Incidence of respiratory infections in children on HAART vs. pre-HAART
OI category |
Post-HAART73 |
Pre-HAART74 |
|
IR per 100 Child yrs |
95%CI |
IR per 100
Child yrs |
95%CI |
Bacterial pneumonia |
2.2 |
1.8-2.6 |
11.1 |
10.3-12.0 |
Bacteraemia |
0.4 |
0.2-0.5 |
3.3 |
2.9-3.8 |
Dissem. Myco av./ MOTT |
0.1 |
0.1-0.3 |
1.8 |
1.5-2.1 |
PCP |
0.1 |
0.04-0.2 |
1.3 |
1.1-1.6 |
Universal access to immunisation
“Vaccines against the two leading bacterial causes of child pneumonia deaths, Haemophilus influenzae type b (Hib) and Streptococcus pneumoniae (pneumococcus), can further improve child survival by preventing about 1,075,000 child deaths per year,” Madhi et al wrote in a review of the vaccines in the recent WHO Bulletin.75
Although the vaccines are less effective in children with HIV not on ART (65% and 54%, respectively), compared with children without HIV (83% and 90%, respectively), “because of a 20–40 times increased risk of illness from these bacteria, HIV-infected children still derive a significant protective effect and the absolute burden of invasive disease and pneumonia prevented by the vaccines exceeds that of HIV non-infected children”
Newer conjugate vaccines may offer even broader protection — though they will be more expensive.
HIV funding partners might want to consider helping out, because making certain that all children are vaccinated is in the best interest of children (and adults) with HIV since the reduction in infectious bacterial illness could improve herd immunity, as discussed previously.
Addressing other risk factors of pneumonia
A number of other factors also increase the risk of pneumonia in children.
“Environmental factors, such as living in crowded homes and exposure to parental smoking or indoor air pollution, may also have a role to play in increasing children’s susceptibility to pneumonia and its severe consequences,” according to the Pneumonia, Forgotten Killer of Children report.
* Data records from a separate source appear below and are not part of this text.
#include <cuda.h>
#include <cuda_fp16.h>
#include <cuda_runtime.h>
#include <stdint.h>
#include <stdio.h>
#include <stdlib.h>

#ifndef ESMB200_WATCHDOG
#define ESMB200_WATCHDOG 1
#endif

namespace esmb200 {

constexpr uint32_t kWarp = 32;

__device__ __forceinline__ uint32_t smem_u32(const void* p) {
  return static_cast<uint32_t>(__cvta_generic_to_shared(p));
}

__device__ __forceinline__ uint32_t lane_id() {
  uint32_t r;
  asm volatile("mov.u32 %0, %%laneid;" : "=r"(r));
  return r;
}

__device__ __forceinline__ bool elect_one() {
  uint32_t pred = 0;
  asm volatile(
      "{\n\t"
      ".reg .pred P1;\n\t"
      "elect.sync _|P1, 0xffffffff;\n\t"
      "selp.u32 %0, 1, 0, P1;\n\t"
      "}\n"
      : "=r"(pred));
  return pred != 0;
}

__device__ __forceinline__ void mbar_init(uint64_t* bar, uint32_t count) {
  asm volatile("mbarrier.init.shared::cta.b64 [%0], %1;" ::"r"(smem_u32(bar)), "r"(count) : "memory");
}

__device__ __forceinline__ void fence_barrier_init() {
  asm volatile("fence.mbarrier_init.release.cluster;" ::: "memory");
}

__device__ __forceinline__ void fence_proxy_async_smem() {
  asm volatile("fence.proxy.async.shared::cta;" ::: "memory");
}

__device__ __forceinline__ void mbar_arrive(uint64_t* bar) {
  asm volatile("mbarrier.arrive.shared::cta.b64 _, [%0];" ::"r"(smem_u32(bar)) : "memory");
}

__device__ __forceinline__ void mbar_arrive_expect_tx(uint64_t* bar, uint32_t bytes) {
  asm volatile("mbarrier.arrive.expect_tx.shared::cta.b64 _, [%0], %1;" ::"r"(smem_u32(bar)), "r"(bytes)
               : "memory");
}

__device__ __forceinline__ bool mbar_try_wait(uint64_t* bar, uint32_t parity) {
  uint32_t ok;
  asm volatile(
      "{\n\t"
      ".reg .pred p;\n\t"
      "mbarrier.try_wait.parity.shared::cta.b64 p, [%1], %2;\n\t"
      "selp.u32 %0, 1, 0, p;\n\t"
      "}\n"
      : "=r"(ok)
      : "r"(smem_u32(bar)), "r"(parity)
      : "memory");
  return ok != 0;
}

__device__ __forceinline__ void mbar_wait(uint64_t* bar, uint32_t parity) {
  if (mbar_try_wait(bar, parity)) return;
#if ESMB200_WATCHDOG
  uint32_t polls = 0;
  while (!mbar_try_wait(bar, parity)) {
    if (++polls == (1u << 26)) {
      printf("esmb200: mbarrier watchdog block=(%d,%d,%d) thread=%d bar=%u parity=%u\n", blockIdx.x, blockIdx.y,
             blockIdx.z, threadIdx.x, smem_u32(bar), parity);
      __trap();
    }
  }
#else
  while (!mbar_try_wait(bar, parity)) {
  }
#endif
}
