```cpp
int ndlqr_hip_download_solutions(NdlqrHipCtx* ctx, int p0, int count, double* soln);
int ndlqr_hip_download_rhs_blocks(NdlqrHipCtx* ctx, int p, double* z_full);
int ndlqr_hip_download_factors(NdlqrHipCtx* ctx, int p, double* fact);
int ndlqr_hip_factors_valid(const NdlqrHipCtx* ctx);
int ndlqr_hip_pack_solutions_device(NdlqrHipCtx* ctx, double* dst);
int ndlqr_hip_kkt_residual(NdlqrHipCtx* ctx, double* res, double* bnorm);
int ndlqr_hip_cholesky_failures(NdlqrHipCtx* ctx);
const char* ndlqr_hip_schedule(const NdlqrHipCtx* ctx);

int ndlqr_hip_profile_slots(NdlqrHipCtx* ctx);
int ndlqr_hip_profile_get(NdlqrHipCtx* ctx, int slot, char* name, int name_cap, double* total_ms,
                          int* launches);
int ndlqr_hip_profile_reset(NdlqrHipCtx* ctx);

int ndlqr_hip_gemm(int tA, int tB, int m, int n, int k, double alpha, const double* A, int lda,
                   const double* B, int ldb, double beta, double* C, int ldc);
int ndlqr_hip_potrf_lower(int n, double* A, int lda);
int ndlqr_hip_potrs_lower(int n, int nrhs, const double* L, int ldl, double* B, int ldb);
int ndlqr_hip_trsv_lower(int n, int nrhs, const double* L, int ldl, double* B, int ldb, int transposed);

#ifdef __cplusplus
}
#endif
#endif
```

### rslqr_amd/api.py

```python
import ctypes as C
import os
import re

import numpy as np

from . import build as _build

FLAG_STRICT_FP = 1
FLAG_GENERIC = 2
FLAG_PROFILE = 4
FLAG_KEEP_FACT = 8
FLAG_KEEP_RECORDS = 16
SOLN_LAMBDA, SOLN_STATE, SOLN_INPUT, SOLN_ONLY = 1, 2, 4, 8
GRAD_A, GRAD_B, GRAD_Q, GRAD_R, GRAD_q, GRAD_r, GRAD_d, GRAD_x0 = 1, 2, 4, 8, 16, 32, 64, 128
GRAD_NAMES = ("A", "B", "Q", "R", "q", "r", "d", "x0")

ERR_INVALID = -1
ERR_NO_DEVICE = -2
ERR_NOT_SPD = -3

dp = C.POINTER(C.c_double)
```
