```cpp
template <bool SPLIT>
__global__ __launch_bounds__(TILE) void k_kat_tile(DScene sc, DScene scg, int n, const HostPath *paths, HostIsect *out, int uses_uv) {
    const int tid = threadIdx.x, lane = tid & 63, wave = tid >> 6;
    int32_t *lds = pt_lds + sceneLdsWords(sc);
    int32_t *tcnt = lds;
    int32_t *rec = lds + ldsHeadWords(1);
    int32_t *stack = rec + REC_WORDS;
    stageSceneToLds(sc, tid, TILE);
    if (tid < 8) tcnt[tid] = 0;
    __syncthreads();
    int tq = 0;
    const float *gtab_lds = reinterpret_cast<const float *>(pt_lds) + sc.ntri_lds * 24 + sc.nmats * 11;
    for (int base = blockIdx.x * TILE; base < n; base += gridDim.x * TILE) {
        const int i = base + tid;
        const bool alive = i < n;
        Ray ray; ray.o = ray.d = V3(0.f, 0.f, 0.f);
        if (alive) { ray.o = ld3(paths[i].o); ray.d = ld3(paths[i].d); }
        Hit h;
        h.t = -1.f; h.n = V3(0.f, 0.f, 0.f); h.u = h.v = 0.f; h.geom = 0; h.mat = 0;
        unsigned long long key = KEY_NONE;
        uint32_t mesh_cand = 0;
#ifdef PT_STAMPS
        unsigned long long st_acc[16] = {0}, st_t0 = 0;
#endif
        if (!SPLIT) {
            tileIntersect<false>(sc, alive, ray, uses_uv != 0, h, rec, tcnt, tq, tid, lane, wave, key, mesh_cand TI_PASS);
        } else {
            tileIntersect<true>(sc, alive, ray, uses_uv != 0, h, rec, tcnt, tq, tid, lane, wave, key, mesh_cand TI_PASS);
            for (uint32_t m = mesh_cand; m; m &= m - 1) {
                const unsigned long long k = meshKey(scg, scg.gtab, __ffs((int)m) - 1, ray, -1, stack + tid, TILE);
                key = k < key ? k : key;
            }
// ... 153 lines not shown
```

mygpuraytracer_amd/csrc/pt_scene.h:

```cpp
#pragma once
#include "../../include/mi355x_pathtracer.h"
#include "pt_device.h"
#include "pt_bvh.h"

namespace ptd {

struct SceneSwitches {
    bool no_wide_bvh = false;
    bool no_chunks = false;
    bool no_dir_skip = false;
    bool no_normal_codes = false;
    bool force_split = false;
};

struct SceneFacts {
    int ntri = 0, bvh_meshes = 0, bvh_nodes = 0, bvh_stack = BVH_STACK;
    int mesh_chunks = 1;
    int uses_uv = 0;
    uint32_t cube_bits = 0, sphere_bits = 0, mesh_bits = 0;
    uint32_t bump_bits = 0;
    uint32_t light_bits = 0;
    int tri_lds = 0, ntri_lds = 0, cull = 0;
    bool split_mesh = false;
    unsigned long long dir_bins = ~0ull;
    unsigned long long ntab_bins = 0ull;
};

struct HostScene : SceneFacts {
    std::vector<DGeom> geoms;
    std::vector<DMaterial> mats;
    std::vector<float> faces, tri9, gtab, fnorm, cnorm;
    std::vector<uint8_t> texels;
    std::vector<float> aabb, aabb_ch;
    std::vector<uint8_t> h_spec;
    BvhBuild bvh;
    std::vector<int32_t> roots, depths, wroots, wneeds;
    std::vector<float> ldsblob;
};

int pt_prepare_scene(int ngeoms, const ptx_geom *geoms, int nmaterials, const ptx_material *materials, const ptx_options &opt, int owned,
                     int nbins, size_t lds_limit, const SceneSwitches &sw, HostScene &out);

std::vector<float> triangle_table(const float *faces15, int nfaces);
void tile_geom_masks(const DCamera &c, int tile_rows, int tile_rank, int tile_world, int owned, int maxTiles, int ngeoms, const float *aabb8,
                     bool dof, std::vector<uint32_t> &masks);
void camera_to_device(const ptx_camera &c, DCamera &d);
int owned_pixels(int W, int H, int tile_rows, int tile_rank, int tile_world);
uint32_t light_geom_bits(int nmaterials, const DMaterial *mats, int ngeoms, const int32_t *geom_material);

}
```

mygpuraytracer_amd/csrc/pt_scene.hip:

```cpp
#include <string>

#include "pt_scene.h"
#include "pt_kernels.h"

extern "C" void ptx_internal_set_error(const char *msg);

static int set_error(int code, const std::string &msg) { ptx_internal_set_error(msg.c_str()); return code; }

namespace ptd {
void camera_to_device(const ptx_camera &c, DCamera &d) {
    d.resx = c.resolution[0]; d.resy = c.resolution[1];
    memcpy(d.position, c.position, 12); memcpy(d.lookAt, c.lookAt, 12); memcpy(d.view, c.view, 12);
    memcpy(d.up, c.up, 12); memcpy(d.right, c.right, 12); memcpy(d.fov, c.fov, 8); memcpy(d.pixelLength, c.pixelLength, 8);
}

void make_world_aabb(const DGeom &d, const std::vector<float> &faces, float out6[6]) {
    double lo[3] = {1e300, 1e300, 1e300}, hi[3] = {-1e300, -1e300, -1e300};
    bool ok = true;
    auto add = [&](double x, double y, double z) {
        for (int r = 0; r < 3; r++) {
            double v = (double)d.xf[0 * 4 + r] * x + (double)d.xf[1 * 4 + r] * y + (double)d.xf[2 * 4 + r] * z + (double)d.xf[3 * 4 + r];
            if (!(v == v) || v > 1e30 || v < -1e30) ok = false;
            lo[r] = std::min(lo[r], v); hi[r] = std::max(hi[r], v);
        }
    };
    if (d.type == G_OBJ) {
        if (d.faceCount == 0) ok = false;
        for (int j = 0; j < d.faceCount; j++)
            for (int k = 0; k < 3; k++) {
                const float *p = &faces[((size_t)d.faceStart + j) * 15 + k * 5];
                add(p[0], p[1], p[2]);
            }
    } else {
        for (int c = 0; c < 8; c++) add((c & 1) ? 0.5 : -0.5, (c & 2) ? 0.5 : -0.5, (c & 4) ? 0.5 : -0.5);
    }
    for (int r = 0; r < 3; r++) {
        if (!ok) { out6[r] = -INFINITY; out6[3 + r] = INFINITY; continue; }
        double m = 1e-3 + 1e-4 * std::max(std::fabs(lo[r]), std::fabs(hi[r]));
        out6[r] = nextafterf((float)(lo[r] - m), -INFINITY);
        out6[3 + r] = nextafterf((float)(hi[r] + m), INFINITY);
    }
}
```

In fact, a recent randomised controlled trial in Guatemala reported that decreasing indoor air pollution by installing stoves with a chimney achieved a marked reduction in cases of severe pneumonia.76
Lack of exclusive breastfeeding and poor nutrition are risk factors for pneumonia, and there is evidence that providing zinc in settings where zinc deficiency is common may reduce the risk of pneumonia.77
Handwashing and hygiene in the home may be particularly important where people are living with HIV.78
Infection control continues to be neglected in healthcare facility settings, leading to the spread of pneumonia and potentially polymicrobial mixes in hospitalised children with HIV. (An upcoming HATIP will investigate how hospitals in resource-limited settings are unsafe.)